Hey guys, i'm going organic 100% in my new grow ( i've grown MJ 2 times but not organically) and my seeds are on their way. I bought 250ml of humic acid to decrease the ph of the water but i just found on google that it gives extra benefits for the plants. Who used that solution before?


----------



## Rosebud (Jan 4, 2017)

I have always used it outdoors. I haven't used it inside but I should. don't over do it though, you don't need much.


----------



## umbra (Jan 4, 2017)

Humic and fulvic acid.
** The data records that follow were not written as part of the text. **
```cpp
template <bool FUSE1A, bool SINGLE = false>
__global__ __launch_bounds__(256, 2) void conv3x3_tall_kernel(const float* __restrict__ in, const unsigned short* __restrict__ wh,
                                                              const unsigned short* __restrict__ wl, const float* __restrict__ wscale,
                                                              const float* __restrict__ bias, float* __restrict__ out, int H, int W, int Cin,
                                                              int Cout, int tiles_x, int tiles_y, int relu, int pool,
                                                              const float* __restrict__ w1a, const float* __restrict__ b1a, int cin_stride) {
    constexpr int WSN = 65;
    __shared__ uint4 smem[2 * 2 * TPSTR + 2 * 2 * 2 * WSN + (FUSE1A ? (TITH * ITW + 9 * 64 + 64 + 3) / 4 + 1 : 0)];
    uint4* Ph = smem;
    uint4* Pl = smem + 2 * TPSTR;
    uint4* Wb = smem + 4 * TPSTR;
    float* img = reinterpret_cast<float*>(smem + 4 * TPSTR + 8 * WSN);
    float* w1 = img + TITH * ITW;

    const int tid = threadIdx.x, lane = tid & 63, wid = tid >> 6;
    const int lo = lane & 31, hi = lane >> 5;
    const int ncout = Cout >> 6;
    const int t = xcd_remap(blockIdx.x, gridDim.x);
    const int ct = t % ncout;
    int sp = t / ncout;
    const int tx = sp % tiles_x;
    sp /= tiles_x;
    const int ty = sp % tiles_y;
    const int b = sp / tiles_y;
    const int y0 = ty * TTH, x0 = tx * STW, cout0 = ct * 64;
    const bool relu_in = !FUSE1A && (relu & 4) != 0;
    relu &= 3;

    f32x16 acc[4][2];
#pragma unroll
    for (int m = 0; m < 4; ++m)
#pragma unroll
        for (int n = 0; n < 2; ++n)
#pragma unroll
            for (int r = 0; r < 16; ++r) acc[m][n][r] = 0.0f;

    const int nstage = Cin >> 4;
    const uint4* wh4 = reinterpret_cast<const uint4*>(wh);
    const uint4* wl4 = reinterpret_cast<const uint4*>(wl);

    if (FUSE1A) {
        for (int i = tid; i < TITH * ITW; i += 256) {
            const int gy = y0 - 2 + i / ITW, gx = x0 - 2 + i % ITW;
            img[i] = (gy >= 0 && gy < H && gx >= 0 && gx < W) ? in[((size_t)b * H + gy) * W + gx] : 0.0f;
        }
        for (int i = tid; i < 9 * 64; i += 256) w1[i] = w1a[i];
        if (tid < 64) w1[9 * 64 + tid] = b1a[tid];
    }

    constexpr int NPG = (TNPIX * 2 + 255) / 256;
    for (int cs = 0; cs < nstage; ++cs) {
        float4 pa[NPG], pc[NPG];
        unsigned pvalid = 0;
        if (!FUSE1A) {
#pragma unroll
            for (int k = 0; k < NPG; ++k) {
                const int idx = tid + 256 * k;
                const int oc = idx & 1, pp = idx >> 1;
                const int py = pp / SPW, px = pp - py * SPW;
                const int gy = y0 - 1 + py, gx = x0 - 1 + px;
                if (idx < TNPIX * 2 && gy >= 0 && gy < H && gx >= 0 && gx < W) {
                    const float* src = in + (((size_t)b * H + gy) * W + gx) * cin_stride + cs * 16 + oc * 8;
                    pa[k] = *reinterpret_cast<const float4*>(src);
                    pc[k] = *reinterpret_cast<const float4*>(src + 4);
                    pvalid |= 1u << k;
                }
            }
        }
        __syncthreads();
        if (!FUSE1A) {
#pragma unroll
            for (int k = 0; k < NPG; ++k) {
                const int idx = tid + 256 * k;
                if (idx < TNPIX * 2) {
                    uint4 hq = make_uint4(0u, 0u, 0u, 0u), lq = hq;
                    if ((pvalid >> k) & 1u) {
                        if (relu_in) {
                            pa[k] = make_float4(fmaxf(pa[k].x, 0.f), fmaxf(pa[k].y, 0.f), fmaxf(pa[k].z, 0.f), fmaxf(pa[k].w, 0.f));
                            pc[k] = make_float4(fmaxf(pc[k].x, 0.f), fmaxf(pc[k].y, 0.f), fmaxf(pc[k].z, 0.f), fmaxf(pc[k].w, 0.f));
                        }
                        if constexpr (SINGLE)
                            hq = half8_rtn(pa[k], pc[k]);
                        else
                            split8(pa[k], pc[k], hq, lq);
                    }
                    Ph[(idx & 1) * TPSTR + (idx >> 1)] = hq;
                    if constexpr (!SINGLE) Pl[(idx & 1) * TPSTR + (idx >> 1)] = lq;
                }
            }
        } else {
// ... 5 lines not shown
            for (int t9 = 0; t9 < 9; ++t9) {
                kw0[t9] = *reinterpret_cast<const float4*>(w1 + t9 * 64 + c0);
                kw1[t9] = *reinterpret_cast<const float4*>(w1 + t9 * 64 + c0 + 4);
            }
            for (int idx = tid; idx < TNPIX * 2; idx += 256) {
                const int oc = idx & 1, pp = idx >> 1;
                const int py = pp / SPW, px = pp - py * SPW;
                const int gy = y0 - 1 + py, gx = x0 - 1 + px;
                uint4 hq = make_uint4(0u, 0u, 0u, 0u), lq = hq;
                if (gy >= 0 && gy < H && gx >= 0 && gx < W) {
                    float4 a = kb0, c = kb1;
#pragma unroll
                    for (int t9 = 0; t9 < 9; ++t9) {
                        const float v = img[(py + t9 / 3) * ITW + px + t9 % 3];
                        const float4 k0 = kw0[t9];
                        const float4 k1 = kw1[t9];
                        a.x = fmaf(v, k0.x, a.x);
                        a.y = fmaf(v, k0.y, a.y);
                        a.z = fmaf(v, k0.z, a.z);
                        a.w = fmaf(v, k0.w, a.w);
                        c.x = fmaf(v, k1.x, c.x);
                        c.y = fmaf(v, k1.y, c.y);
                        c.z = fmaf(v, k1.z, c.z);
                        c.w = fmaf(v, k1.w, c.w);
                    }
                    a.x = fmaxf(a.x, 0.f); a.y = fmaxf(a.y, 0.f); a.z = fmaxf(a.z, 0.f); a.w = fmaxf(a.w, 0.f);
                    c.x = fmaxf(c.x, 0.f); c.y = fmaxf(c.y, 0.f); c.z = fmaxf(c.z, 0.f); c.w = fmaxf(c.w, 0.f);
                    split8(a, c, hq, lq);
                }
                Ph[oc * TPSTR + pp] = hq;
                Pl[oc * TPSTR + pp] = lq;
            }
        }
        uint4 rw;
        const int wplane = tid >> 7, woct = (tid >> 6) & 1, wc = tid & 63;
        auto wload = [&](int tap) __attribute__((always_inline)) {
            const size_t o = ((size_t)((cs >> 1) * 9 + tap) * 4 + (cs & 1) * 2 + woct) * Cout + cout0 + wc;
            if (wplane == 0)
                rw = wh4[o];
            else if constexpr (!SINGLE)
                rw = wl4[o];
        };
        wload(0);
        for (int tap = 0; tap < 9; ++tap) {
            uint4* wb = Wb + (tap & 1) * (4 * WSN);
            if (!SINGLE || wplane == 0) wb[wplane * (2 * WSN) + woct * WSN + wc] = rw;
            __syncthreads();
            if (tap + 1 < 9) wload(tap + 1);
            const int dy = tap / 3, dx = tap - dy * 3;
            const uint4* wbh = wb + hi * WSN;
            const uint4* wbl = wb + 2 * WSN + hi * WSN;
            uint4 ah[4], al[4], bh[2], bl[2];
#pragma unroll
            for (int m = 0; m < 4; ++m) {
                const int pp = (4 * wid + m + dy) * SPW + lo + dx;
                ah[m] = Ph[hi * TPSTR + pp];
                if constexpr (!SINGLE) al[m] = Pl[hi * TPSTR + pp];
            }
#pragma unroll
            for (int n = 0; n < 2; ++n) {
                bh[n] = wbh[n * 32 + lo];
                if constexpr (!SINGLE) bl[n] = wbl[n * 32 + lo];
            }
#pragma unroll
            for (int n = 0; n < 2; ++n)
#pragma unroll
                for (int m = 0; m < 4; ++m) {
                    if constexpr (!SINGLE) {
                        acc[m][n] = mfma16(bh[n], al[m], acc[m][n]);
                        acc[m][n] = mfma16(bl[n], ah[m], acc[m][n]);
                    }
                    acc[m][n] = mfma16(bh[n], ah[m], acc[m][n]);
                }
        }
    }

    const float wsc = wscale[0];
    const float* resid = FUSE1A ? nullptr : w1a;
    const float* resid2 = FUSE1A ? nullptr : b1a;
    const bool late = resid != nullptr;
    __syncthreads();
    float* st = reinterpret_cast<float*>(smem);
    constexpr int SROW = 68;
    if (pool) {
        const int Ho = H >> 1, Wo = W >> 1;
#pragma unroll
        for (int mp = 0; mp < 2; ++mp)
#pragma unroll
            for (int n = 0; n < 2; ++n)
#pragma unroll
                for (int q = 0; q < 4; ++q) {
                    const int cl = n * 32 + 8 * q + 4 * hi;
                    const float4 b4 = *reinterpret_cast<const float4*>(bias + cout0 + cl);
                    float v[4];
#pragma unroll
                    for (int j = 0; j < 4; ++j) {
                        float tv = fmaxf(acc[2 * mp][n][4 * q + j], acc[2 * mp + 1][n][4 * q + j]);
                        tv = fmaxf(tv, __shfl_xor(tv, 1, 64));
                        v[j] = tv * wsc;
                    }
                    v[0] += b4.x;
                    v[1] += b4.y;
                    v[2] += b4.z;
                    v[3] += b4.w;
                    if (relu) {
#pragma unroll
// ... 73 lines not shown
    if (pool && resid) return imcui_set_err(h, IMCUI_ERR_ARG, "conv3x3: residual input and fused pooling are exclusive");
    if (resid2 && !resid) return imcui_set_err(h, IMCUI_ERR_ARG, "conv3x3: a second residual map needs the first");
    if (head && (Cout != 128 || pool || resid || (relu & 3) != 1 || cout_live != Cout || !head->w || !head->b || !head->pts || !head->conf ||
                 conv_narrow_env(h)))
        return imcui_set_err(h, IMCUI_ERR_ARG, "conv3x3: the fused point-map head needs a 128-channel ReLU layer without pooling / residual");
    if (!head && !out) return imcui_set_err(h, IMCUI_ERR_ARG, "conv3x3: null output");
    if (Cin % 32 != 0 || Cout % 64 != 0)
        return imcui_set_err(h, IMCUI_ERR_ARG, "conv3x3: Cin=%d must be a multiple of 32, Cout=%d of 64", Cin, Cout);
    if (pool && ((H | W) & 1)) return imcui_set_err(h, IMCUI_ERR_ARG, "conv3x3: pooled layer needs even H,W (%dx%d)", H, W);
    const int feat = (pool ? CF_POOL : 0) | (resid ? CF_RESID : 0) | (resid2 ? CF_RESID2 : 0) | ((relu & 3) == 2 ? CF_LEAKY : 0) | ((relu & 4) ? CF_RELU_IN : 0) |
                     (cin_stride != Cin ? CF_CIN_STRIDE : 0) | (cout_live < Cout ? CF_COUT_LIVE : 0) |
                     (head ? CF_HEAD | (out ? 0 : CF_HEAD_NO_OUT) | (head->raw ? CF_HEAD_RAW : 0) : 0);
    const int tiles_x = cdiv(W, STW);
    bool narrow_only = conv_narrow_env(h);
    if (h->opt[OPT_CONV_NARROW] == 0 && !head && Cout % 128 == 0 && (long)tiles_x * cdiv(H, STH) * (Cout / 128) * B < 256) narrow_only = true;
    const bool wide = (Cout % 128 == 0) && !narrow_only;
    if (!wide && cout_live == Cout && conv_tall_mode(h) >= 2) {
        const int tiles_t = cdiv(H, TTH);
        const long nwg_t = (long)tiles_x * tiles_t * (Cout / 64) * B;
        if (nwg_t <= 0) return IMCUI_OK;
        if (h->range_flag) imcui_range_check(h, in, (long)B * H * W, Cin, cin_stride, nullptr, 0, stream);
        imcui_prof_begin(h, PROF_CONV, stream);
        if (single)
            hipLaunchKernelGGL((conv3x3_tall_kernel<false, true>), dim3((unsigned)nwg_t), dim3(256), 0, stream, in, wh, wl, wscale, bias, out, H, W, Cin, Cout,
                               tiles_x, tiles_t, relu, pool, resid, resid2, cin_stride);
        else
            hipLaunchKernelGGL((conv3x3_tall_kernel<false>), dim3((unsigned)nwg_t), dim3(256), 0, stream, in, wh, wl, wscale, bias, out, H, W, Cin, Cout,
                               tiles_x, tiles_t, relu, pool, resid, resid2, cin_stride);
        conv_route_note(h, single ? CR_TALL_SINGLE : CR_TALL, feat);
        imcui_prof_end(h, PROF_CONV, stream);
        IMCUI_CHECK_LAUNCH(h);
        return IMCUI_OK;
    }
    const int tiles_y = cdiv(H, STH);
    const long nwg = (long)tiles_x * tiles_y * (Cout / (wide ? 128 : 64)) * B;
    if (nwg <= 0) return IMCUI_OK;
    if (h->range_flag) imcui_range_check(h, in, (long)B * H * W, Cin, cin_stride, nullptr, 0, stream);
    imcui_prof_begin(h, PROF_CONV, stream);
    if (wide && single)
        hipLaunchKernelGGL((conv3x3_split_kernel<false, 4, true>), dim3((unsigned)nwg), dim3(256), 0, stream, in, wh, wl, wscale, bias, out, H, W, Cin, Cout,
                           tiles_x, tiles_y, relu, pool, resid, resid2, cin_stride, cout_live, head ? *head : ConvHead{});
    else if (single)
        hipLaunchKernelGGL((conv3x3_split_kernel<false, 2, true>), dim3((unsigned)nwg), dim3(256), 0, stream, in, wh, wl, wscale, bias, out, H, W, Cin, Cout,
                           tiles_x, tiles_y, relu, pool, resid, resid2, cin_stride, cout_live, head ? *head : ConvHead{});
    else if (wide)
        hipLaunchKernelGGL((conv3x3_split_kernel<false, 4>), dim3((unsigned)nwg), dim3(256), 0, stream, in, wh, wl, wscale, bias, out, H, W, Cin, Cout,
                           tiles_x, tiles_y, relu, pool, resid, resid2, cin_stride, cout_live, head ? *head : ConvHead{});
    else
        hipLaunchKernelGGL((conv3x3_split_kernel<false, 2>), dim3((unsigned)nwg), dim3(256), 0, stream, in, wh, wl, wscale, bias, out, H, W, Cin, Cout,
                           tiles_x, tiles_y, relu, pool, resid, resid2, cin_stride, cout_live, head ? *head : ConvHead{});
    conv_route_note(h, wide ? (single ? CR_SPLIT_N4_SINGLE : CR_SPLIT_N4) : (single ? CR_SPLIT_N2_SINGLE : CR_SPLIT_N2), feat);
    imcui_prof_end(h, PROF_CONV, stream);
    IMCUI_CHECK_LAUNCH(h);
    return IMCUI_OK;
}

int conv1ab_fused_split_launch(imcui_hip_s* h, const float* image, const float* w1a, const float* b1a,
                               const unsigned short* wh, const unsigned short* wl, const float* wscale, const float* bias,
                               float* out, int B, int H, int W, int pool, hipStream_t stream) {
    h->conv_last_route = CONV_ROUTE(CR_NONE);
    if (pool && ((H | W) & 1)) return imcui_set_err(h, IMCUI_ERR_ARG, "conv1ab: pooled layer needs even H,W (%dx%d)", H, W);
    const bool tall = conv_tall_mode(h) >= 1;
    const int tiles_x = cdiv(W, STW), tiles_y = cdiv(H, tall ? TTH : STH);
    const long nwg = (long)tiles_x * tiles_y * B;
    if (nwg <= 0) return IMCUI_OK;
    imcui_prof_begin(h, PROF_CONV, stream);
// ... 108 lines not shown
```

Before: 1028.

I'm not sure if you understand the ion exchange that happens in soil and humic acids role, but it can change the soil chemistry and aid in the microorganisms that convert organic nutrients into a chelated form that the plants can readily absorb.


----------



## SHOT (Jan 5, 2017)

Rosebud i want to use a bit of that just to make my ph 6.2-6.5 that will affect my plants?
Umbra yea i saw that on google, now i have an idea wjat is the role.
Can i use it while cloning to adjust the ph or its not recommended?


----------



## umbra (Jan 5, 2017)

I don't use it with cloning. I ph rockwool cubes to 6 and use Dip N Gro. 100% success rate for last few years.


----------



## SHOT (Jan 6, 2017)

Ohh okay thanks guys for the infos!


----------